PROMPT
Copy out the entries below exactly as they stand, but only from the line containing "return cap_bin >" through the line containing "if (b < 0) return -1;".

[Stored data entries]
__host__ __device__ constexpr int table_slots(int E, int T) { return (2 * E / 3) / (2 * T) * (2 * T); }
constexpr int URCCO_WB1 = 512;
constexpr int URCCO_WB2 = 8192;
__device__ __forceinline__ int choose_bin(long long w, long long ca, int32_t n_cols_b, int32_t count_bits, int32_t k) {
  if (ca <= 0 || w <= 0) return -1;
  if (count_bits < 31 && ca > ((1ll << count_bits) - 1)) return NBINS - 1;
  if (w <= 64 && ca <= 64) return 0;
  int cap_bin = NBINS - 1;
  const long long dmax = (w < (long long)n_cols_b ? w : (long long)n_cols_b) * 3 + (long long)k * 3 + 2;
  if (dmax <= E0) cap_bin = 1;
  else if (dmax <= E1S) cap_bin = 2;
  else if (dmax <= E1) cap_bin = 3;
  else if (dmax <= E2S) cap_bin = 4;
  else if (dmax <= E2) cap_bin = 5;
  const int work_bin = w <= URCCO_WB1 ? 1 : (w <= URCCO_WB2 ? 2 : 4);
  return cap_bin > work_bin ? cap_bin : work_bin;
}

constexpr int MICRO_SUBS = 3;
constexpr int SMALL_SUBS = 2;
constexpr int SMALL_P0 = 2, SMALL_P1 = 4;
constexpr int SMALL_KMAX = WAVE - 1;
static_assert(SMALL_KMAX + 1 <= WAVE && SMALL_KMAX >= 1, "k + 1 survivors (a self pair among them) must fit the lanes of the fast tail");
constexpr int IBINS = NBINS - 1 + MICRO_SUBS + SMALL_SUBS;
constexpr int SPLIT_MICRO = 1, SPLIT_SMALL = 2;
__device__ __forceinline__ int micro_sub(long long w, long long ca) { return (w <= 16 && ca <= 16) ? 0 : ((w <= 32 && ca <= 32) ? 1 : 2); }
__device__ __forceinline__ int small_sub(long long w, long long ca) { return ca > WAVE ? 2 : (w <= SMALL_P0 * WAVE ? 0 : (w <= SMALL_P1 * WAVE ? 1 : 2)); }
__device__ __forceinline__ int internal_bin(int b, long long w, long long ca, int split) {
  if (b < 0) return -1;
  if (b == 0) return (split & SPLIT_MICRO) ? micro_sub(w, ca) : MICRO_SUBS - 1;
  if (b == 1) return MICRO_SUBS + ((split & SPLIT_SMALL) ? small_sub(w, ca) : SMALL_SUBS);
  return b + MICRO_SUBS - 1 + SMALL_SUBS;
}
static bool micro_split_for(int32_t n_rows) {
  static const long long min_rows = [] { const char* e = getenv("URCCO_MICRO_SPLIT_ROWS"); return e && *e ? atoll(e) : 1000000ll; }();
  return (long long)n_rows >= min_rows;
}
__host__ __device__ constexpr int internal_off_index(int ib) {
  return ib == 0 ? 0 : (ib < MICRO_SUBS ? NBINS + ib : (ib == MICRO_SUBS ? 1 : (ib <= MICRO_SUBS + SMALL_SUBS ? NBINS + ib - 1 : ib - (MICRO_SUBS - 1 + SMALL_SUBS))));
}
static_assert(internal_off_index(MICRO_SUBS + 1) == NBINS + 3 && internal_off_index(MICRO_SUBS + 2) == NBINS + 4 && internal_off_index(MICRO_SUBS + 3) == 2 &&
              internal_off_index(IBINS - 1) == NBINS - 1, "bin_off layout");
__device__ __forceinline__ int internal_start(const int32_t* __restrict__ bin_off, int ib) { return bin_off[internal_off_index(ib)]; }
constexpr int BIN_THREADS = 256;
constexpr int BIN_ITEMS = BIN_TILE / BIN_THREADS;
constexpr int BIN_COLS = IBINS + 2 * NBINS + 1;
static_assert(BIN_COLS == BIN_COLS_HOST && BIN_OFF_LEN == NBINS + MICRO_SUBS + SMALL_SUBS, "scratch sizes of the callers");

__global__ __launch_bounds__(BIN_THREADS) void bin_count_kernel(int32_t item_lo, int32_t n, const int64_t* __restrict__ work,
                                                                const int32_t* __restrict__ cnt_a, int32_t n_cols_b, int32_t count_bits, int32_t k,
                                                                int64_t* __restrict__ tile_counts, int split) {
  __shared__ long long s_acc[BIN_COLS];
  if (threadIdx.x < BIN_COLS) s_acc[threadIdx.x] = 0;
  __syncthreads();
  int c[IBINS];
  long long pw[NBINS], pu[NBINS];
#pragma unroll
  for (int k = 0; k < IBINS; ++k) c[k] = 0;
#pragma unroll
  for (int k = 0; k < NBINS; ++k) { pw[k] = 0; pu[k] = 0; }
  long long pairs = 0;
#pragma unroll
  for (int q = 0; q < BIN_ITEMS; ++q) {
    const int64_t t = (int64_t)blockIdx.x * BIN_TILE + (int64_t)threadIdx.x * BIN_ITEMS + q;
    if (t < n) {
      const long long w = work[t];
      const long long ca = cnt_a[item_lo + t];
      pairs += w;
      const int b = choose_bin(w, ca, n_cols_b, count_bits, k);
      const int ib = internal_bin(b, w, ca, split);
// ... 54 lines not shown
#pragma unroll
      for (int d = 1; d < WAVE; d <<= 1) {
        const long long o = shfl_up_i64(inc, d);
        if (lane >= d) inc += o;
      }
      if (i < n_tiles) tile_counts[i * BIN_COLS + k] = carry + inc - v;
      carry += shfl_i64(inc, WAVE - 1);
    }
    if (lane == 0) s_tot[k] = carry;
  }
  __syncthreads();
  if (threadIdx.x == 0) {
    int32_t off = 0;
    for (int ib = 0; ib < IBINS; ++ib) {
      bin_off[internal_off_index(ib)] = off;
      off += (int32_t)s_tot[ib];
    }
    bin_off[NBINS] = off;
    if (stats) {
      for (int k = 0; k < NBINS; ++k) {
        long long rows = 0;
        if (k == 0) for (int q = 0; q < MICRO_SUBS; ++q) rows += s_tot[q];
        else if (k == 1) for (int q = 0; q <= SMALL_SUBS; ++q) rows += s_tot[MICRO_SUBS + q];
        else rows = s_tot[k + MICRO_SUBS - 1 + SMALL_SUBS];
        stats[1 + k] = rows;
        stats[1 + NBINS + k] = s_tot[IBINS + k];
        stats[1 + 2 * NBINS + k] = s_tot[IBINS + NBINS + k];
      }
      stats[0] = s_tot[IBINS + 2 * NBINS];
      stats[STATS_LEN - 1] = s_tot[0] + s_tot[1];
    }
  }
}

RESULT BELOW
  return cap_bin > work_bin ? cap_bin : work_bin;
}

constexpr int MICRO_SUBS = 3;
constexpr int SMALL_SUBS = 2;
constexpr int SMALL_P0 = 2, SMALL_P1 = 4;
constexpr int SMALL_KMAX = WAVE - 1;
static_assert(SMALL_KMAX + 1 <= WAVE && SMALL_KMAX >= 1, "k + 1 survivors (a self pair among them) must fit the lanes of the fast tail");
constexpr int IBINS = NBINS - 1 + MICRO_SUBS + SMALL_SUBS;
constexpr int SPLIT_MICRO = 1, SPLIT_SMALL = 2;
__device__ __forceinline__ int micro_sub(long long w, long long ca) { return (w <= 16 && ca <= 16) ? 0 : ((w <= 32 && ca <= 32) ? 1 : 2); }
__device__ __forceinline__ int small_sub(long long w, long long ca) { return ca > WAVE ? 2 : (w <= SMALL_P0 * WAVE ? 0 : (w <= SMALL_P1 * WAVE ? 1 : 2)); }
__device__ __forceinline__ int internal_bin(int b, long long w, long long ca, int split) {
  if (b < 0) return -1;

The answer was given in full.